Gabriel Wicke wrote:
I agree with all you're saying and like the thought of having a global cluster with arbitration, but i have some doubts:
- What's the minimum hardware capable of running the databases, the
webserver, the cache etc? Is all this possible on a cheap unit while still being fast? I would expect a RAM requirement of at least 4Gb, but i might be wrong. This would certainly increase once more languages start to grow, so it might be necessary to have separate machines for separate languages.
This depends on the size of data sets. The most busy fine grained data can be held in memory, eg a ramdisk. A machine with dual 64Bit Opteron, 8Gb ram and an Eric remote administration card weighs in at around US$4500. The machine can be upgraded to 16Gb. 64 bit is necessary for machines of over 4Gb. 4Gb is an addressable limit for 32bit.

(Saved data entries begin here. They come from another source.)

# rust-cv/cv

Hardware: NVIDIA H100
Metric: vSLAM frames/s (AKAZE+match+RANSAC, 1080p ~5k kp) at 1/2/4/8 H100 (higher is better)
Workload: dtype f32+f64

## Files before the change

### cv_b200/csrc/arrsac_dev.cuh

```cuda
#pragma once

#define ARS_SORT_CAP 4096u
#define ARS_BOOK_NT 1024
#define ARS_BOOK_SMEM (14u * ARS_SORT_CAP)
#define ARS_QCAP (1u << 20)

struct ArrsacCtl {
    uint32_t n, init_n, Mv, npass;
    uint32_t Hn, cur, blk_lo, blk_hi;
    uint32_t acc_hi, n_new, worst, done;
    uint32_t found, iters, nraw, q_count;
    uint32_t q_count2, stat_lazy;
    uint32_t stat_units0, stat_units2;
    uint32_t stat_repairs, stat_pad;
    uint64_t rng_pos, gen_pos;
    cvb_rng gen;
    cvb_pose winner;
    uint32_t n_inliers, overflow;
    uint32_t stat_chunks, stat_pass;
    uint32_t stat_walk_us, stat_commit_us;
    uint32_t stat_perm_us, stat_turns;
    uint32_t q_blk, stat_qblk;
};

struct ArrsacParams {
    uint32_t K, MM, kind;
    uint32_t H0, ib, bs, max_cand, G;
    uint32_t W0;
    uint32_t NW;
    uint32_t NMAX;
    uint32_t rows;
    uint32_t prefix, cmin;
    float lr_thr, eps0, delta0;
    double thr;
    int row0;
};

__device__ __forceinline__ unsigned long long ars_globaltimer() { unsigned long long t; asm volatile("mov.u64 %0, %%globaltimer;" : "=l"(t)); return t; }
__device__ __forceinline__ uint64_t ars_rotl64(uint64_t x, int k) { return (x << k) | (x >> (64 - k)); }
__device__ uint32_t ars_rng_next_u32(cvb_rng *r) {
    if (r->kind == 0) {
        uint64_t *s = r->s;
        const uint64_t result = ars_rotl64(s[0] + s[3], 23) + s[0];
        const uint64_t t = s[1] << 17;
        s[2] ^= s[0]; s[3] ^= s[1]; s[1] ^= s[2]; s[0] ^= s[3]; s[2] ^= t; s[3] = ars_rotl64(s[3], 45);
        return (uint32_t)(result >> 32);
    }
    unsigned __int128 state = (unsigned __int128)r->s[0] | ((unsigned __int128)r->s[1] << 64);
    const unsigned __int128 incr = (unsigned __int128)r->s[2] | ((unsigned __int128)r->s[3] << 64);
    const unsigned __int128 MUL = ((unsigned __int128)0x2360ED051FC65DA4ull << 64) | 0x4385DF649FCCF645ull;
    state = state * MUL + incr;
    r->s[0] = (uint64_t)state; r->s[1] = (uint64_t)(state >> 64);
    const uint32_t rot = (uint32_t)(state >> 122);
    const uint64_t xsl = (uint64_t)(state >> 64) ^ (uint64_t)state;
    return (uint32_t)((xsl >> rot) | (xsl << ((64 - rot) & 63)));
}

__device__ uint32_t ars_raw_at(ArrsacCtl *ctl, const uint32_t *raw, uint64_t pos) {
    if (pos < ctl->nraw) return raw[pos];
    uint32_t v = 0;
    while (ctl->gen_pos <= pos) { v = ars_rng_next_u32(&ctl->gen); ctl->gen_pos++; }
    return v;
}

#define ARS_WIN 4096u
// ... 150 lines not shown
__global__ void __launch_bounds__(128, MINB) k_ars_estimate8(const ArrsacCtl *ctl, int phase, uint32_t H_init, const double *__restrict__ a,
                                                       const double *__restrict__ b, const uint32_t *__restrict__ samples,
                                                       cvb_pose *poses, uint8_t *nposes) {
    if (ctl->done) return;
    __shared__ double sh[(128 / EIGHT_LANES) * EIGHT_SH];
    const uint32_t H = phase == 0 ? H_init : ctl->n_new;
    const uint32_t g = threadIdx.x / EIGHT_LANES, lane = threadIdx.x % EIGHT_LANES;
    const uint32_t h = blockIdx.x * (128 / EIGHT_LANES) + g;
    if (h >= H) return;
    const unsigned mask = ((1u << EIGHT_LANES) - 1u) << ((threadIdx.x & 31) / EIGHT_LANES * EIGHT_LANES);
    cvb_pose out[4];
    const int n = eight_point_lanes<EIGHT_LANES>(a, b, samples + (size_t)h * 8, out, sh + g * EIGHT_SH, lane, mask);
    if (lane == 0) {
        for (int k = 0; k < n; k++) poses[(size_t)h * 4 + k] = out[k];
        nposes[h] = (uint8_t)n;
    }
}

__device__ __noinline__ bool ars_exact_c2c(const cvb_pose *Pz, const double *pa, const double *pb, double thr) {
    return residual_c2c(*Pz, pa, pb) < thr;
}

template <int RES>
__device__ __forceinline__ bool ars_inlier(const cvb_pose &Pz, const double *__restrict__ a, const double *__restrict__ b, uint32_t i,
                                           double thr) {
    if (RES == 1) return residual_w2c(Pz, a + 3 * (size_t)i, b + 4 * (size_t)i) < thr;
    const double *pa = a + 3 * (size_t)i, *pb = b + 3 * (size_t)i;
    int f = c2c_inlier_filter(Pz.r, Pz.t, pa, pb, thr);
    if (f < 0) f = ars_exact_c2c(&Pz, pa, pb, thr) ? 1 : 0;
    return f != 0;
}

template <int RES>
__device__ __forceinline__ bool ars_inlier_queued(const cvb_pose &Pz, const double *__restrict__ a, const double *__restrict__ b, uint32_t i,
                                                  double thr, uint32_t *qc, uint2 *q, uint32_t src) {
    if (RES == 1) return ars_inlier<RES>(Pz, a, b, i, thr);
    const double *pa = a + 3 * (size_t)i, *pb = b + 3 * (size_t)i;
    const int f = c2c_inlier_filter(Pz.r, Pz.t, pa, pb, thr);
    if (f >= 0) return f != 0;
    const uint32_t slot = atomicAdd(qc, 1u);
    if (slot < ARS_QCAP) { q[slot] = make_uint2(src, i); return false; }
    return ars_exact_c2c(&Pz, pa, pb, thr);
}

__device__ __forceinline__ bool ars_ready(uint32_t word0, uint32_t init_n, uint32_t sample, const ArrsacParams &P) {
    if (sample < P.prefix) return true;
    const uint32_t c = min(32u, init_n);
    return (uint32_t)__popc(c < 32 ? (word0 & ((1u << c) - 1)) : word0) >= P.cmin;
}

template <int RES>
__global__ void __launch_bounds__(256, 2) k_ars_score(ArrsacCtl *ctl, uint2 *__restrict__ queue, ArrsacParams P, int phase, const double *__restrict__ a,
                                                   const double *__restrict__ b, const cvb_pose *__restrict__ poses0,
                                                   const uint8_t *__restrict__ nposes0, uint32_t *__restrict__ masks0,
                                                   const cvb_pose *__restrict__ tposes, uint32_t *__restrict__ tmasks,
                                                   const cvb_pose *__restrict__ newposes, const uint8_t *__restrict__ nposes_new,
                                                   uint32_t *__restrict__ newmask) {
    if (ctl->done) return;
    const unsigned full = 0xffffffffu;
    const uint32_t lane = threadIdx.x & 31;
    const uint32_t warp = (blockIdx.x * blockDim.x + threadIdx.x) >> 5, nwarps = (gridDim.x * blockDim.x) >> 5;
    if (phase == 0 || phase == 2) {
        const uint32_t init_n = ctl->init_n, W = (init_n + 31) >> 5;
        const uint32_t nmod = P.H0 * P.MM, npre = min(P.prefix, P.H0) * P.MM, W1 = W > 0 ? W - 1 : 0;
        const uint32_t units = phase == 0 ? nmod + npre * W1 : (nmod - npre) * W1;
        uint32_t *qc = phase == 0 ? &ctl->q_count : &ctl->q_count2;
        uint2 *q = phase == 0 ? queue : queue + ARS_QCAP;
        for (uint32_t u = warp; u < units; u += nwarps) {
            uint32_t m, w;
            if (phase == 0) { if (u < nmod) { m = u; w = 0; } else { m = (u - nmod) / W1; w = 1 + (u - nmod) % W1; } }
            else { m = npre + u / W1; w = 1 + u % W1; }
            if ((m % P.MM) >= nposes0[m / P.MM]) continue;
            if (phase == 2 && !ars_ready(masks0[(size_t)m * P.W0], init_n, m / P.MM, P)) continue;
            const uint32_t i = w * 32 + lane;
            bool bit = false;
            if (i < init_n) bit = ars_inlier_queued<RES>(poses0[m], a, b, i, P.thr, qc, q, m);
            const unsigned bits = __ballot_sync(full, bit);
            if (lane == 0) { masks0[(size_t)m * P.W0 + w] = bits; atomicAdd(phase == 0 ? &ctl->stat_units0 : &ctl->stat_units2, 1u); }
        }
        return;
    }
    const uint32_t lo = ctl->blk_lo, hi = ctl->blk_hi, Hn = ctl->Hn, cur = ctl->cur;
    const uint32_t wlo = lo >> 5, nwb = hi > lo ? ((hi - 1) >> 5) - wlo + 1 : 0;
    const uint32_t kept_units = Hn * nwb;
    const uint32_t nnew = ctl->n_new * P.MM, nwn = (hi + 31) >> 5;
    const uint32_t units = kept_units + nnew * nwn;
    const cvb_pose *tp = tposes + (size_t)cur * P.rows;
    uint32_t *tm = tmasks + (size_t)cur * P.rows * P.NW;
    for (uint32_t u = warp; u < units; u += nwarps) {
        if (u < kept_units) {
            const uint32_t r = u / nwb, w = wlo + u % nwb;
            const uint32_t i = w * 32 + lane;
            const bool act = i >= lo && i < hi;
            bool bit = false;
            if (act) bit = ars_inlier_queued<RES>(tp[r], a, b, i, P.thr, &ctl->q_blk, queue, r);
            const unsigned bits = __ballot_sync(full, bit), range = __ballot_sync(full, act);
            if (lane == 0) { uint32_t *p = tm + (size_t)r * P.NW + w; *p = (*p & ~range) | bits; }
        } else {
            const uint32_t v = u - kept_units;
            const uint32_t j = v / nwn, w = v % nwn;
            if ((j % P.MM) >= nposes_new[j / P.MM]) continue;
            const uint32_t i = w * 32 + lane;
            bool bit = false;
            if (i < hi) bit = ars_inlier_queued<RES>(newposes[j], a, b, i, P.thr, &ctl->q_blk, queue, P.rows + j);
            const unsigned bits = __ballot_sync(full, bit);
            if (lane == 0) newmask[(size_t)j * P.NW + w] = bits;
        }
    }
}
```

I posted a possible hardware config to wikitech-l on 01/01/04 14:16.
- With the number of nodes increasing, replication traffic might be fairly
high (imagine mass undoing somebody's changes replicated to ten machines)
- encryption of replication traffic will drain the cpu, even a simple scp
does this- imagine the same for ten streams
A compressed SCP connection using blowfish cypher for English text between two AMD Athlon XP2200+ CPUs gives a throughput of 3.3Megabytes/sec. The majority of the load is on the sending machine. A dual Opteron 240 with a 64 bit optimised cipher algorithm can probably transfer 12Mb/sec or more.

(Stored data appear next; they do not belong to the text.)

# cvxgrp/scs

Measured on AMD Instinct MI355X. Metric: ADMM iters/sec (+ time-to-eps=1e-4), 1e6-var random SOCP, 1 GPU, higher is better.
Workload: dtype f64

## Files before the change

### scs_amd/csrc/linsys.h

```cpp
#pragma once
#include "spmv.h"
#include "scs_host.h"
#include "spmv_wave.h"
#include "spmm.h"

namespace scsamd {

int selected_device();

struct CgCtl {
  real ztr[2];
  real norm_r;
  real tol;
  real rhs_norm;
  int zero_rhs;
  int cg_done;
  int iters;
  int max_its;
  unsigned seq;
};

typedef unsigned long long cg_word;
__host__ __device__ inline cg_word cg_word_pack(unsigned seq, int iters, int done) {
  return ((cg_word)seq << 32) | ((cg_word)(unsigned)iters << 1) | (cg_word)(done ? 1 : 0);
}

struct CgCtlM {
  real ztr[2][MULTI_W_MAX];
  real norm_r[MULTI_W_MAX], tol[MULTI_W_MAX], rhs_norm[MULTI_W_MAX];
  int zero_rhs[MULTI_W_MAX];
  int done[MULTI_W_MAX];
  int iters[MULTI_W_MAX];
  int max_its;
  int all_done;
};

struct MultiWork {
  int width = 0;
  int last_its = 16;
  DevBuf<real> bx, by;
  DevBuf<real> s, r, z, p;
  DevBuf<real> gt;
  DevBuf<real> Pp;
  DevBuf<real> part_pgp, part_ztr, part_max;
  DevBuf<CgCtlM> ctl;
  PinnedBuf<CgCtlM> hctl;
};

struct ShardHook {
  void *ctx = nullptr;
// ... 106 lines not shown
```

### scs_amd/csrc/linsys.hip

```cpp
#include "linsys.h"
#include <thread>
#include <exception>
#include <system_error>
#include <algorithm>
#include "spmv_wave_build.h"
#include "host_transpose.h"
#include <algorithm>
#include <atomic>
#include <chrono>

namespace scsamd {

constexpr int CG_GRAPH_ITERS = 8;
constexpr long long CG_GRAPH_MAX_NNZ = 2000000;
constexpr int CG_LEAD_DEFAULT = 4;
constexpr int CG_PACE_SPIN = 64;


constexpr int VEC_MAX_GRID = 512;
constexpr int PART_CAP = 4096;
static_assert(PART_CAP >= SPMV_MAX_GRID && PART_CAP >= WR_MAX_GRID && PART_CAP >= 2 * 512, "partial arrays too small");

CsrDev::~CsrDev() { delete wave; }

// ... 23 lines not shown

__global__ __launch_bounds__(SCSAMD_BLOCK) void k_rhs_prep(real *b, const real *__restrict__ ry,
                                                           real *tmp, int n, int m,
                                                           const real *part, int pcount, CgCtl *ctl,
                                                           real tol, const real *warm_part,
                                                           int warm_cnt, real warm_scale, int max_its, unsigned seq,
                                                           cg_word *prog) {
  __shared__ real red[4];
  const real nb = reduce_partials_max(part, pcount, red);
  const int gtid = blockIdx.x * blockDim.x + threadIdx.x, gs = gridDim.x * blockDim.x;
  const bool zero = nb <= (real)1e-12;
  if (zero) {
    for (int i = gtid; i < n + m; i += gs) b[i] = 0;
  } else {
    for (int i = gtid; i < m; i += gs) tmp[i] = b[n + i] / ry[i];
  }
  real t = tol;
  if (warm_part) {
    const real nw = reduce_partials_max(warm_part, warm_cnt, red) * warm_scale;
    t = t < nw ? t : nw;
    t = (real)0.2 * t;
    t = t > (real)1e-12 ? t : (real)1e-12;
  }
  if (gtid == 0) {
    ctl->zero_rhs = zero ? 1 : 0;
    ctl->cg_done = zero ? 1 : 0;
    ctl->iters = 0;
    ctl->max_its = max_its;
    ctl->tol = t;
    ctl->rhs_norm = nb;
    ctl->norm_r = 0;
    ctl->ztr[0] = 0;
    ctl->ztr[1] = 0;
    ctl->seq = seq;
    publish_progress(prog, seq, 0, zero ? 1 : 0);
  }
}

__global__ __launch_bounds__(SCSAMD_BLOCK) void k_cg_init(real *x, const real *__restrict__ s, real *r,
                                                          real *z, const real *__restrict__ M, int n,
                                                          real *part_ztr, real *part_max,
                                                          const CgCtl *ctl) {
  __shared__ real red[4];
  if (ctl->zero_rhs) return;
  real ztr = 0, mx = 0;
  for (int i = blockIdx.x * blockDim.x + threadIdx.x; i < n; i += gridDim.x * blockDim.x) {
    real ri;
    if (s) {
      ri = x[i] - r[i];
      x[i] = s[i];
    } else {
      ri = x[i];
      x[i] = 0;
    }
    r[i] = ri;
    const real zi = ri * M[i];
    z[i] = zi;
    ztr += zi * ri;
    const real a = absval(ri);
    mx = a > mx ? a : mx;
  }
  ztr = block_sum(ztr, red);
  mx = block_max(mx, red);
  if (threadIdx.x == 0) {
    part_ztr[blockIdx.x] = ztr;
    part_max[blockIdx.x] = mx;
  }
}

__global__ __launch_bounds__(SCSAMD_BLOCK) void k_cg_start(real *p, const real *__restrict__ z, int n,
                                                           const real *part_ztr, const real *part_max,
                                                           int pcount, CgCtl *ctl, cg_word *prog) {
  __shared__ real red[4];
  if (ctl->zero_rhs) return;
  const real ztr = reduce_partials_sum(part_ztr, pcount, red);
  const real nr = reduce_partials_max(part_max, pcount, red);
  const real tol = ctl->tol;
  const real thr = tol > (real)1e-12 ? tol : (real)1e-12;
  const bool conv = nr < thr;
  if (!conv)
    for (int i = blockIdx.x * blockDim.x + threadIdx.x; i < n; i += gridDim.x * blockDim.x) p[i] = z[i];
  if (blockIdx.x == 0 && threadIdx.x == 0) {
    ctl->ztr[0] = ztr;
    ctl->norm_r = nr;
    if (conv) {
      ctl->cg_done = 1;
      publish_progress(prog, ctl->seq, 0, 1);
    }
  }
}
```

If no single machine is critical and machines are widely separated, we would not even need to worry whether the machines are equipped with UPS or redundant supplies.
If the switchover is quick, this would be perfect- no need for separate backups and so on.
To get an idea of the hardware requirements it would be nice if somebody could install all of wikipedia on a cheap box and do some load testing on it ( if possible with replication).
I agree.
Running the fine-grained database (article database, not media, graphics) from ramdisk could eliminate I/O blocking and wear on hard drives possibly increasing performance by a massive degree. We should really experiment with this.
Do we have means to replay typical wikipedia activity from a log file? I am thinking of a PERL script which reads a real wikipedia common log file replaying the same load pattern at defineable speeds.
If someone has a pre-configured server image and some real log files, I can do this.
I have already written a simple PERL script which can be modified to replay server load in real time from log files.